::: Supplied records :::

template <int NPL, int W, typename TX, typename TY, int RU>
__global__ __launch_bounds__(256, (W == 4 && NPL * W <= 12 && RU == 2) ? 4 : 1) void ln_bwd_kernel(LnBwdArgs a) {
    constexpr bool LACC = W == 4 && NPL * W <= 12 && RU == 2;
    extern __shared__ float smem[];
    const TY* __restrict__ dyp = reinterpret_cast<const TY*>(a.dy);
    const TX* __restrict__ xp = reinterpret_cast<const TX*>(a.x);
    const TY* __restrict__ rp = reinterpret_cast<const TY*>(a.res);
    TY* __restrict__ dhp = reinterpret_cast<TY*>(a.dh);
    TX* __restrict__ dxp = reinterpret_cast<TX*>(a.dx);
    const int lane = threadIdx.x & 63;
    const int wave = __builtin_amdgcn_readfirstlane(threadIdx.x >> 6);
    const int D = a.D;
    const bool any_drop = (a.p_pre > 0.f) || (a.p_post > 0.f);
    const u64 seed = any_drop ? a.seed[0] : 0ull;
    const float ik_pre = a.p_pre > 0.f ? 1.0f / (1.0f - a.p_pre) : 1.0f;
    const float ik_post = a.p_post > 0.f ? 1.0f / (1.0f - a.p_post) : 1.0f;
    const float invD = 1.0f / (float)D;

    float g[LACC ? 1 : NPL * W], accg[LACC ? 1 : NPL * W], accb[LACC ? 1 : NPL * W];
    float* const lg = smem;
    float* const lacc = smem + D + (size_t)wave * 2 * D;
    if constexpr (LACC) {
#pragma unroll
        for (int i = 0; i < NPL; ++i) {
            const int col = (lane + 64 * i) * W;
            if (col < D) {
                *reinterpret_cast<float4*>(lacc + col) = make_float4(0.f, 0.f, 0.f, 0.f);
                *reinterpret_cast<float4*>(lacc + D + col) = make_float4(0.f, 0.f, 0.f, 0.f);
                if (wave == 0) *reinterpret_cast<float4*>(lg + col) = *reinterpret_cast<const float4*>(a.gamma + col);
            }
        }
        __syncthreads();
    } else {
#pragma unroll
        for (int i = 0; i < NPL; ++i) {
            const int col = (lane + 64 * i) * W;
#pragma unroll
            for (int j = 0; j < W; ++j) { accg[i * W + j] = 0.f; accb[i * W + j] = 0.f; g[i * W + j] = 0.f; }
            if (col < D) VecIO<W, float>::load(a.gamma + col, &g[i * W]);
        }
    }
    const int stride = gridDim.x * 4;
    for (int r0 = blockIdx.x * 4 + wave; r0 < a.R; r0 += stride * RU) {
        float h[RU][NPL * W], d[RU][NPL * W];
        float mean[RU], rstd[RU];
        const bool full = D == NPL * W * 64;
#pragma unroll
        for (int u = 0; u < RU; ++u) {
            const int r = r0 + u * stride;
            if (r < a.R) {
                const size_t xrow = (size_t)(a.src_rows ? a.src_rows[r] : r) * a.ldx;
                const size_t orow = (size_t)r * D, rrow = (size_t)r * a.ldr;
                mean[u] = a.mean[r]; rstd[u] = a.rstd[r];
                if (full) {
                    float t[NPL * W];
#pragma unroll
                    for (int i = 0; i < NPL; ++i) VecIO<W, TX>::load(xp + xrow + (lane + 64 * i) * W, &h[u][i * W]);
#pragma unroll
                    for (int i = 0; i < NPL; ++i) VecIO<W, TY>::load(dyp + orow + (lane + 64 * i) * W, &d[u][i * W]);
                    if (a.res) {
#pragma unroll
                        for (int i = 0; i < NPL; ++i) VecIO<W, TY>::load(rp + rrow + (lane + 64 * i) * W, &t[i * W]);
                    }
                    if (a.p_pre > 0.f) {
#pragma unroll
                        for (int i = 0; i < NPL; ++i)
#pragma unroll
                            for (int j = 0; j < W; ++j)
                                h[u][i * W + j] *= drop_scale(seed, a.site_pre, orow + (lane + 64 * i) * W + j, a.p_pre, ik_pre);
                    }
                    if (a.res) {
#pragma unroll
                        for (int k = 0; k < NPL * W; ++k) h[u][k] += t[k];
                    }
                    continue;
                }
#pragma unroll
                for (int i = 0; i < NPL; ++i) {
                    const int col = (lane + 64 * i) * W;
                    if (col < D) {
                        VecIO<W, TX>::load(xp + xrow + col, &h[u][i * W]);
                        VecIO<W, TY>::load(dyp + orow + col, &d[u][i * W]);
                        if (a.res) {
                            float t[W];
                            VecIO<W, TY>::load(rp + rrow + col, t);
                            if (a.p_pre > 0.f) {
#pragma unroll
                                for (int j = 0; j < W; ++j)
                                    h[u][i * W + j] *= drop_scale(seed, a.site_pre, orow + col + j, a.p_pre, ik_pre);
                            }
#pragma unroll
                            for (int j = 0; j < W; ++j) h[u][i * W + j] += t[j];
                        } else if (a.p_pre > 0.f) {
#pragma unroll
                            for (int j = 0; j < W; ++j) h[u][i * W + j] *= drop_scale(seed, a.site_pre, orow + col + j, a.p_pre, ik_pre);
                        }
                    }
                }
            }
        }
#pragma unroll
        for (int u = 0; u < RU; ++u) {
            const int r = r0 + u * stride;
            if (r >= a.R) continue;
            const size_t orow = (size_t)r * D;
            float s1 = 0.f, s2 = 0.f;
#pragma unroll
            for (int i = 0; i < NPL; ++i) {
                const int col = (lane + 64 * i) * W;
                if (col < D) {
                    float gv[W], ag[W], ab[W];
                    if constexpr (LACC) {
                        const float4 t0 = *reinterpret_cast<const float4*>(lg + col), t1 = *reinterpret_cast<const float4*>(lacc + col),
                                     t2 = *reinterpret_cast<const float4*>(lacc + D + col);
                        gv[0] = t0.x; gv[1] = t0.y; gv[2] = t0.z; gv[3] = t0.w;
                        ag[0] = t1.x; ag[1] = t1.y; ag[2] = t1.z; ag[3] = t1.w;
                        ab[0] = t2.x; ab[1] = t2.y; ab[2] = t2.z; ab[3] = t2.w;
                    }
#pragma unroll
                    for (int j = 0; j < W; ++j) {
                        float dy0 = d[u][i * W + j];
                        if (a.p_post > 0.f) dy0 *= drop_scale(seed, a.site_post, orow + col + j, a.p_post, ik_post);
                        const float xhat = (h[u][i * W + j] - mean[u]) * rstd[u];
                        if constexpr (LACC) { ag[j] += dy0 * xhat; ab[j] += dy0; }
                        else { accg[i * W + j] += dy0 * xhat; accb[i * W + j] += dy0; }
                        const float t = dy0 * (LACC ? gv[j] : g[i * W + j]);
                        h[u][i * W + j] = xhat;
                        d[u][i * W + j] = t;
                        s1 += t;
                        s2 += t * xhat;
                    }
                    if constexpr (LACC) {
                        *reinterpret_cast<float4*>(lacc + col) = make_float4(ag[0], ag[1], ag[2], ag[3]);
                        *reinterpret_cast<float4*>(lacc + D + col) = make_float4(ab[0], ab[1], ab[2], ab[3]);
                    }
                }
            }
            if (a.dh || a.dx) {
                s1 = wave_sum(s1) * invD;
                s2 = wave_sum(s2) * invD;
                if (full) {
                    float o[NPL * W];
#pragma unroll
                    for (int k = 0; k < NPL * W; ++k) o[k] = rstd[u] * (d[u][k] - s1 - h[u][k] * s2);
                    if (a.dh) {
#pragma unroll
                        for (int i = 0; i < NPL; ++i) VecIO<W, TY>::store(dhp + orow + (lane + 64 * i) * W, &o[i * W]);
                    }
                    if (a.dx && a.dx != a.dh) {
                        if (a.p_pre > 0.f) {
#pragma unroll
                            for (int k = 0; k < NPL * W; ++k)
                                o[k] *= drop_scale(seed, a.site_pre, orow + (lane + 64 * (k / W)) * W + (k % W), a.p_pre, ik_pre);
                        }
#pragma unroll
                        for (int i = 0; i < NPL; ++i) VecIO<W, TX>::store(dxp + orow + (lane + 64 * i) * W, &o[i * W]);
                    }
                    continue;
                }
#pragma unroll
                for (int i = 0; i < NPL; ++i) {
                    const int col = (lane + 64 * i) * W;
                    if (col < D) {
                        float o[W];
#pragma unroll
                        for (int j = 0; j < W; ++j) o[j] = rstd[u] * (d[u][i * W + j] - s1 - h[u][i * W + j] * s2);
                        if (a.dh) VecIO<W, TY>::store(dhp + orow + col, o);
                        if (a.dx && a.dx != a.dh) {
                            if (a.p_pre > 0.f) {
#pragma unroll
                                for (int j = 0; j < W; ++j) o[j] *= drop_scale(seed, a.site_pre, orow + col + j, a.p_pre, ik_pre);
                            }
                            VecIO<W, TX>::store(dxp + orow + col, o);
                        }
                    }
                }
            }
        }
    }
    if constexpr (LACC) {
        __syncthreads();
        float* out = a.partial + (size_t)blockIdx.x * 2 * D;
        for (int c = threadIdx.x; c < 2 * D; c += 256) {
            float v = smem[D + c];
#pragma unroll
            for (int w = 1; w < 4; ++w) v += smem[D + (size_t)w * 2 * D + c];
            out[c] = v;
        }
        return;
    }
#pragma unroll
    for (int w = 0; w < 4; ++w) {
        if (wave == w) {
#pragma unroll
            for (int i = 0; i < NPL; ++i) {
                const int col = (lane + 64 * i) * W;
                if (col < D) {
#pragma unroll
                    for (int j = 0; j < W; ++j) {
                        if (w == 0) { smem[col + j] = accg[i * W + j]; smem[D + col + j] = accb[i * W + j]; }
                        else { smem[col + j] += accg[i * W + j]; smem[D + col + j] += accb[i * W + j]; }
                    }
                }
            }
        }
        __syncthreads();
    }
    float* out = a.partial + (size_t)blockIdx.x * 2 * D;
    for (int c = threadIdx.x; c < 2 * D; c += 256) out[c] = smem[c];
}
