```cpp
template <int L, class G, class SP, class CS, bool Park = true, class PR = NoProf, class MO = NoMonths>
H9K_HD int cell_year_pair(const G &g, CS cs, const SP &sp, St<L> &s, const gbl_float *forc, size_t fday,
                          size_t fvar, int nt, int nisurf, int grow_on, gbl_float *acc, size_t astride,
                          int &eday, int &estep, float &errval, const h9m::Tabs &T, int raw = 0,
                          PR &&pr = PR(), MO mo = MO()) {
  enum { A_NPP = 0, A_PM, A_RNF, A_EVAP, A_TAS, A_RLDS, A_RSDS, A_HUSS, A_PS, A_PR, A_RHS,
         A_THETA, A_H2O = 11 + L };
  gbl_float *A = acc;
  const size_t as = astride;
  float rnf_sum = zero;
  const bool act = sp.act();
  if (act) {
#pragma unroll
    for (int k = 0; k < 12 + L; k++) A[k * as] = zero;
  }
  auto park = [&]() __attribute__((always_inline)) {
    if constexpr (Park) {
      if (!act) return;
      cs.set_sc(PS_LAI, s.LAI);
      cs.set_sc(PS_LAIL, s.LAI_litter);
      cs.set_sc(PS_PM, s.pm);
      cs.set_sc(PS_PFM, s.pfm);
      cs.set_sc(PS_PLEN, s.plen);
      cs.set_sc(PS_RDEPTH, s.rdepth);
    }
  };
  park();
  float npp = zero;
  int code = 0;
  MathExact me{T};
  s.naq = 0;
  for (int day = 0; day < nt; day++) {
    cs.day_start(day);
    H9G_BR(BR_DAY);
#if defined(H9G_DUMP_AQ) && defined(__HIP_DEVICE_COMPILE__)
    if (act && h9g_aq_bits && s.zwt > g.zim(L)) {
      const size_t c = (size_t)((const float *)acc - h9g_aq_base);
      atomicOr(&h9g_aq_bits[c * 12 + day / 32], 1u << (day & 31));
    }
#endif
    cs.launder();
    opaque(A);
    const gbl_float *f = forc + (size_t)day * fday;
    opaque(f);
    if (act) {
      float fv[7];
#pragma unroll
      for (int k = 0; k < 7; k++) fv[k] = ld_stream(f + k * fvar);
      const Day d = make_day(fv[0], fv[1], fv[2], fv[3], fv[4], fv[5], fv[6]);
      if constexpr (Park)
        day_consts(d, cs.sc(PS_LAI), cs.sc(PS_LAIL), cs, me);
      else
        day_consts(d, s.LAI, s.LAI_litter, cs, me);
      float a7[7];
#pragma unroll
      for (int k = 0; k < 7; k++) a7[k] = A[(A_TAS + k) * as];
#pragma unroll
      for (int k = 0; k < 7; k++) A[(A_TAS + k) * as] = a7[k] + fv[k];
    }
    bool snapped = false;
    for (int ns = 0; ns < nisurf; ns++) {
      const bool in_column = s.zwt <= g.zim(L);
      s.naq += in_column ? 0 : 1;
      if (act && !snapped && in_column) {
        H9G_BR(BR_SNAP);
        save_day<L>(sp, cs, s, rnf_sum, ns);
        snapped = true;
      }
      code = substep_pair<L, G, SP, CS>(g, cs, sp, s, rnf_sum, errval, T, pr, ns, snapped);
      if (code) { eday = day; estep = ns; break; }
    }
    cs.launder();
    if constexpr (Park) {
      s.LAI = cs.sc(PS_LAI);
      s.LAI_litter = cs.sc(PS_LAIL);
      s.pm = cs.sc(PS_PM);
      s.pfm = cs.sc(PS_PFM);
      s.plen = cs.sc(PS_PLEN);
      s.rdepth = cs.sc(PS_RDEPTH);
    }
    if (code) return code;
    if (!act) continue;
    opaque(A);
    if (grow_on) {
      opaque(f);
      grow_day<L, G, MathExact>(g, ld_stream(f), s, cs, npp, me);
      park();
    }
    auto later = [](int k) { return k != A_RNF && k != A_EVAP && (k < A_TAS || k > A_RHS); };
    float a[12 + L];
#pragma unroll
    for (int k = 0; k < 12 + L; k++)
      if (later(k)) a[k] = A[k * as];
    a[A_PM] = a[A_PM] + s.pm;
    a[A_NPP] = a[A_NPP] + npp;
    float h2o_sum = a[A_H2O];
#pragma unroll
    for (int i = 1; i <= L; i++) {
      const float theta = MAXF(s.h2o[i], 1.0E-6f) / g.thk(i);
      a[A_THETA + i - 1] = a[A_THETA + i - 1] + theta;
      h2o_sum = h2o_sum + s.h2o[i];
    }
    a[A_H2O] = h2o_sum;
#pragma unroll
    for (int k = 0; k < 12 + L; k++)
      if (later(k)) A[k * as] = a[k];
    mo.template day_end<L>(day, nt, A, as, rnf_sum);
  }
  if (!act) return 0;
  opaque(A);
  if (raw) {
    A[A_RNF * as] = rnf_sum;
    return 0;
  }
  A[A_PM * as] = A[A_PM * as] / (float)nt;
  A[A_RNF * as] = rnf_sum / (float)(nt * nisurf);
  A[A_EVAP * as] = zero / (float)(nt * nisurf);
#pragma unroll
  for (int k = A_TAS; k <= A_H2O; k++) A[k * as] = A[k * as] / (float)nt;
  return 0;
}

template <int L, class G, class CS>
H9K_HD int cell_site(const G &g, CS cs, St<L> &s, float h2o_ma1, const float *sub, const float *daily,
                     const float *lai, float *out, size_t n, int nday, int nisurf, int &eday, int &estep,
                     float &errval, const h9m::Tabs &T) {
  MathExact me{T};
  const SplitAll sp;
  FluxProf fx{zero, zero};
  float rnf_sum = zero;
  const float dt = g.dt();
  const float theta_ma1 = h2o_ma1 / g.thk(1);
  for (int day = 0; day < nday; day++) {
    const float *l = lai + (size_t)day * 3 * n;
    if (l[0] == l[0]) s.LAI = l[0];
    if (l[n] == l[n]) s.LAI_litter = s.LAI_litter + l[n] - l[2 * n];
    const float *dd = daily + (size_t)day * 2 * n;
    float evap_day = zero, evap_grnd_day = zero;
    for (int ns = 0; ns < nisurf; ns++) {
      const float *v = sub + ((size_t)day * nisurf + ns) * 5 * n;
      Day d;
      d.tak = v[0] + tf;
      d.rh = v[n];
      d.Rnet = v[2 * n];
      d.PAR = v[3 * n];
      d.forc_rain = v[4 * n] / dt;
      d.lamb = ((2503.0f - 2.386f * (d.tak - tf))) * 1.0E3f;
      d.huss = dd[0];
      d.ps = dd[n];
      day_consts(d, s.LAI, s.LAI_litter, cs, me);
      const int code = hydrology_pair<L, G, MathExact, SplitAll, CS, FluxProf>(g, cs, sp, s, rnf_sum, errval,
                                                                            me, fx);
      if (code) { eday = day; estep = ns; return code; }
      evap_day = evap_day + (fx.evg + fx.tran) * dt;
      evap_grnd_day = evap_grnd_day + fx.evg * dt;
    }
    float *o = out + (size_t)day * 11 * n;
    o[0] = evap_day;
    o[n] = evap_grnd_day;
#pragma unroll
    for (int i = 1; i <= 4; i++) o[(1 + i) * n] = MAXF(s.h2o[i], 1.0E-6f) / g.thk(i);
    o[6 * n] = theta_ma1;
    o[7 * n] = s.LAI;
    o[8 * n] = s.LAI_litter;
    o[9 * n] = zero;
    o[10 * n] = zero;
  }
  return 0;
}

struct FocusYear {
  const float *forc;
  int nt;
};

template <int L, class G, class CS>
H9K_HD int cell_focus(const G &g, CS cs, St<L> &s, float h2o_ma1, const FocusYear *yrs, int nyears, size_t cell,
                      size_t fday, size_t fvar, int nisurf, int grow_on, float *out, size_t n,
                      const h9m::Tabs &T) {
  MathExact me{T};
  const SplitAll sp;
  FluxProf fx{zero, zero};
  float rnf_sum = zero, errval = zero, npp = zero;
  const float dt = g.dt();
  const float theta_ma1 = h2o_ma1 / g.thk(1);
  const float nan = __builtin_nanf("");
  gbl_float *o = (gbl_float *)out;
  int code = 0;
  for (int y = 0; y < nyears; y++) {
    const gbl_float *forc = (const gbl_float *)yrs[y].forc + cell;
    const int nt = yrs[y].nt;
    for (int day = 0; day < nt; day++, o += 11 * n) {
      float evap_day = zero, evap_grnd_day = zero, w_i = zero, fT = zero;
      if (!code) {
        const gbl_float *f = forc + (size_t)day * fday;
        float fv[7];
#pragma unroll
        for (int k = 0; k < 7; k++) fv[k] = ld_stream(f + k * fvar);
        const Day d = make_day(fv[0], fv[1], fv[2], fv[3], fv[4], fv[5], fv[6]);
        day_consts(d, s.LAI, s.LAI_litter, cs, me);
        for (int ns = 0; ns < nisurf && !code; ns++) {
          code = hydrology_pair<L, G, MathExact, SplitAll, CS, FluxProf>(g, cs, sp, s, rnf_sum, errval, me, fx);
          evap_day = evap_day + (fx.evg + fx.tran) * dt;
          evap_grnd_day = evap_grnd_day + fx.evg * dt;
        }
        if (!code && grow_on) {
          grow_drivers<L>(fv[0], s, cs, w_i, fT);
          grow_day<L, G, MathExact>(g, fv[0], s, cs, npp, me);
        }
      }
      if (code) {
#pragma unroll
        for (int r = 0; r < 11; r++) o[r * n] = nan;
        continue;
      }
      o[0] = evap_day;
      o[n] = evap_grnd_day;
#pragma unroll
      for (int i = 1; i <= 4; i++) o[(1 + i) * n] = MAXF(s.h2o[i], 1.0E-6f) / g.thk(i);
      o[6 * n] = theta_ma1;
      o[7 * n] = s.LAI;
      o[8 * n] = s.LAI_litter;
      o[9 * n] = w_i;
      o[10 * n] = fT;
    }
  }
  return code;
}

}
```

Measured before the change: 4.321 billion.

## Split pair1 substep across a helper front wave for small cell counts

```diff
diff --git a/hybrid9_amd/csrc/h9g.hip b/hybrid9_amd/csrc/h9g.hip
--- a/hybrid9_amd/csrc/h9g.hip
+++ b/hybrid9_amd/csrc/h9g.hip
@@ -84,24 +84,27 @@
 template <int L>
 constexpr int pair_waves() { return pair_resident<L>(); }
 
-template <int L, class G, int R, int C = H9G_PCPW, bool MON = false>
+template <int L, class G, int R, int C = H9G_PCPW, bool MON = false, bool FRONT = false>
 __device__ __forceinline__ void pair_body(const KArgs &a, const G &g, float *mon = nullptr) {
-  typedef PairStore<L, 2 * C, R> PS;
+  typedef PairStore<L, 2 * C, R, FRONT ? 1 : 0> PS;
+  static_assert(!FRONT || C == 1, "the front wave serves a one-column wave");
+  constexpr int NW = FRONT ? 1 : H9G_PWAVES;
   __shared__ uint64_t s_e2[32];
   __shared__ double s_l2[32];
-  __shared__ float s_cell[H9G_PWAVES][PS::ROWS * 2 * C];
+  __shared__ float s_cell[NW][PS::ROWS * 2 * C];
   __shared__ float s_zt[zt_size<L>()];
   static_assert(sizeof(s_e2) + sizeof(s_l2) + sizeof(s_cell) + sizeof(s_zt) <= (size_t)PS::GBLOCK,
                 "pair kernel LDS footprint exceeds the day-snapshot block");
   if (threadIdx.x == 0) fill_zt<L>(g, s_zt);
   load_tabs(s_e2, s_l2);
   const h9m::Tabs T = {s_e2, s_l2};
-  const int wave = threadIdx.x >> 6, lane = threadIdx.x & 63;
+  const int wave = FRONT ? 0 : threadIdx.x >> 6, lane = threadIdx.x & 63;
+  const bool front_wave = FRONT && __builtin_amdgcn_readfirstlane((int)(threadIdx.x >> 6)) != 0;
   const bool spare = lane >= 2 * C;
   if (spare && !PS::kSpare) return;
   const int h = lane & 1;
   const int slot0 = __builtin_amdgcn_readfirstlane(
-      a.c0 + (int)(xcd_vwg(blockIdx.x, gridDim.x) * H9G_PWAVES + wave) * C);
+      a.c0 + (int)(xcd_vwg(blockIdx.x, gridDim.x) * NW + wave) * C);
   const bool g2 = slot0 >= a.split;
   const int lim = g2 ? a.cend : a.bend;
   float *const st = g2 ? a.st2 : a.st;
@@ -147,14 +150,27 @@
   if (!spare) {
     H9K_TS_SUM(L, cs, ts_sum)
     if (!(ts_sum > SOIL_TRUNC) || err[c] != 0) {
-      if (h == 0) nan_rows(a.annual, Rows<L>::ANNUAL, ios, io);
+      if (h == 0 && !front_wave) nan_rows(a.annual, Rows<L>::ANNUAL, ios, io);
       if constexpr (MON)
-        if (h == 0) nan_rows(mon, H9G_NMONTHS * Rows<L>::ANNUAL, ios, io);
+        if (h == 0 && !front_wave) nan_rows(mon, H9G_NMONTHS * Rows<L>::ANNUAL, ios, io);
       return;
     }
     cell_inv_pair<L, G>(g, cs);
   }
   if (__builtin_amdgcn_ballot_w64(!spare) == 0) return;
+  if constexpr (FRONT) {
+    if (front_wave) {
+#if defined(H9G_STAMPS)
+      StampProf fp{stamp_clock(), {0, 0, 0, 0, 0, 0, 0, 0}};
+      front_year_pair<L, G>(g, cs, sp, T, fp);
+      if (lane == 0 && a.stamps)
+        for (int k = 0; k < 8; k++) a.stamps[(gridDim.x + blockIdx.x) * 8 + k] = fp.acc[k];
+#else
+      front_year_pair<L, G>(g, cs, sp, T);
+#endif
+      return;
+    }
+  }
   int eday = 0, estep = 0;
   float errval = 0.0f;
 #if defined(H9G_STAMPS)
@@ -163,7 +179,7 @@
                                                          a.nisurf, a.grow_on, (gbl_float *)(a.annual + io), ios, eday,
                                                          estep, errval, T, a.raw, pr);
   if (lane == 0 && a.stamps)
-    for (int k = 0; k < 8; k++) a.stamps[(blockIdx.x * H9G_PWAVES + wave) * 8 + k] = pr.acc[k];
+    for (int k = 0; k < 8; k++) a.stamps[(blockIdx.x * NW + wave) * 8 + k] = pr.acc[k];
 #else
   int code;
   if constexpr (MON)
@@ -213,6 +229,14 @@
 h9g_pair1_kernel(const KArgs a, const G g) {
   pair_body<L, G, 1, 1>(a, g);
 }
+#define H9G_PAIR1_FRONT_MAX 512
+#if H9G_P1_FRONT
+template <int L, class G>
+__global__ void __launch_bounds__(128) __attribute__((amdgpu_waves_per_eu(1, 1)))
+h9g_pair1f_kernel(const KArgs a, const G g) {
+  pair_body<L, G, 1, 1, false, true>(a, g);
+}
+#endif
 
 
 #define H9G_SOLO_BODY(MON, mon)                                                                                    \
@@ -294,14 +318,21 @@
 h9g_pair1_mon_kernel(const KArgs a, float *mon, const G g) {
   pair_body<L, G, 1, 1, true>(a, g, mon);
 }
+#if H9G_P1_FRONT
+template <int L, class G>
+__global__ void __launch_bounds__(128) __attribute__((amdgpu_waves_per_eu(1, 1)))
+h9g_pair1f_mon_kernel(const KArgs a, float *mon, const G g) {
+  pair_body<L, G, 1, 1, true, true>(a, g, mon);
+}
+#endif
 template <int L, class G>
 __global__ void __launch_bounds__(H9G_YBLOCK) __attribute__((amdgpu_waves_per_eu(2, 2)))
 h9g_solo_mon_kernel(const KArgs a, float *mon, const G g) {
   H9G_SOLO_BODY(true, mon)
 }
 
-int h9g_mon_launch(int kind, const h9g_config *cfg, unsigned grid, unsigned block, hipStream_t stream, const KArgs &a,
-                   float *mon);
+int h9g_mon_launch(int kind, bool p1f, const h9g_config *cfg, unsigned grid, unsigned block, hipStream_t stream,
+                   const KArgs &a, float *mon);
 int h9g_mon_stopped(int n, int rows, const int *err0, float *mon, hipStream_t stream);
 
 #if !defined(H9G_MONTHLY_UNIT)
@@ -893,6 +924,9 @@
   }
 }
 
+static bool pair1_front(size_t cells) { return H9G_P1_FRONT && cells <= H9G_PAIR1_FRONT_MAX; }
+static int launch_block_cells(int kind, bool p1f) { return p1f ? 1 : kind_info(kind).block_cells; }
+
 struct h9g_ctx {
   h9g_config cfg;
   int device = 0;
@@ -914,7 +948,7 @@
   int last_year = 0;
   int params_set = 0, state_set = 0, ran = 0;
   h9g_error last_err{};
-  std::string kname;
+  std::string kname, targs;
   unsigned *d_stamps = nullptr;
   std::vector<int64_t> h_gid;
   std::vector<float *> h_pin;
@@ -945,6 +979,8 @@
   size_t n_solo = 0;
   size_t ios = 0;
   size_t stamp_words = 0;
+  bool stamp_p1f = false;
+  size_t stamp_blocks = 0;
   int ev_kind[NEVT] = {};
   int64_t ev_cells[NEVT] = {};
   double kstat[K_NSTAT][3] = {};
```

:::

Return nothing but the lines from the first line of the listing through the line with "const int D = a.D;", please, keeping every one of them unchanged.

template <int NPL, int W, typename TX, typename TY, int RU>
__global__ __launch_bounds__(256, (W == 4 && NPL * W <= 12 && RU == 2) ? 4 : 1) void ln_bwd_kernel(LnBwdArgs a) {
    constexpr bool LACC = W == 4 && NPL * W <= 12 && RU == 2;
    extern __shared__ float smem[];
    const TY* __restrict__ dyp = reinterpret_cast<const TY*>(a.dy);
    const TX* __restrict__ xp = reinterpret_cast<const TX*>(a.x);
    const TY* __restrict__ rp = reinterpret_cast<const TY*>(a.res);
    TY* __restrict__ dhp = reinterpret_cast<TY*>(a.dh);
    TX* __restrict__ dxp = reinterpret_cast<TX*>(a.dx);
    const int lane = threadIdx.x & 63;
    const int wave = __builtin_amdgcn_readfirstlane(threadIdx.x >> 6);
    const int D = a.D;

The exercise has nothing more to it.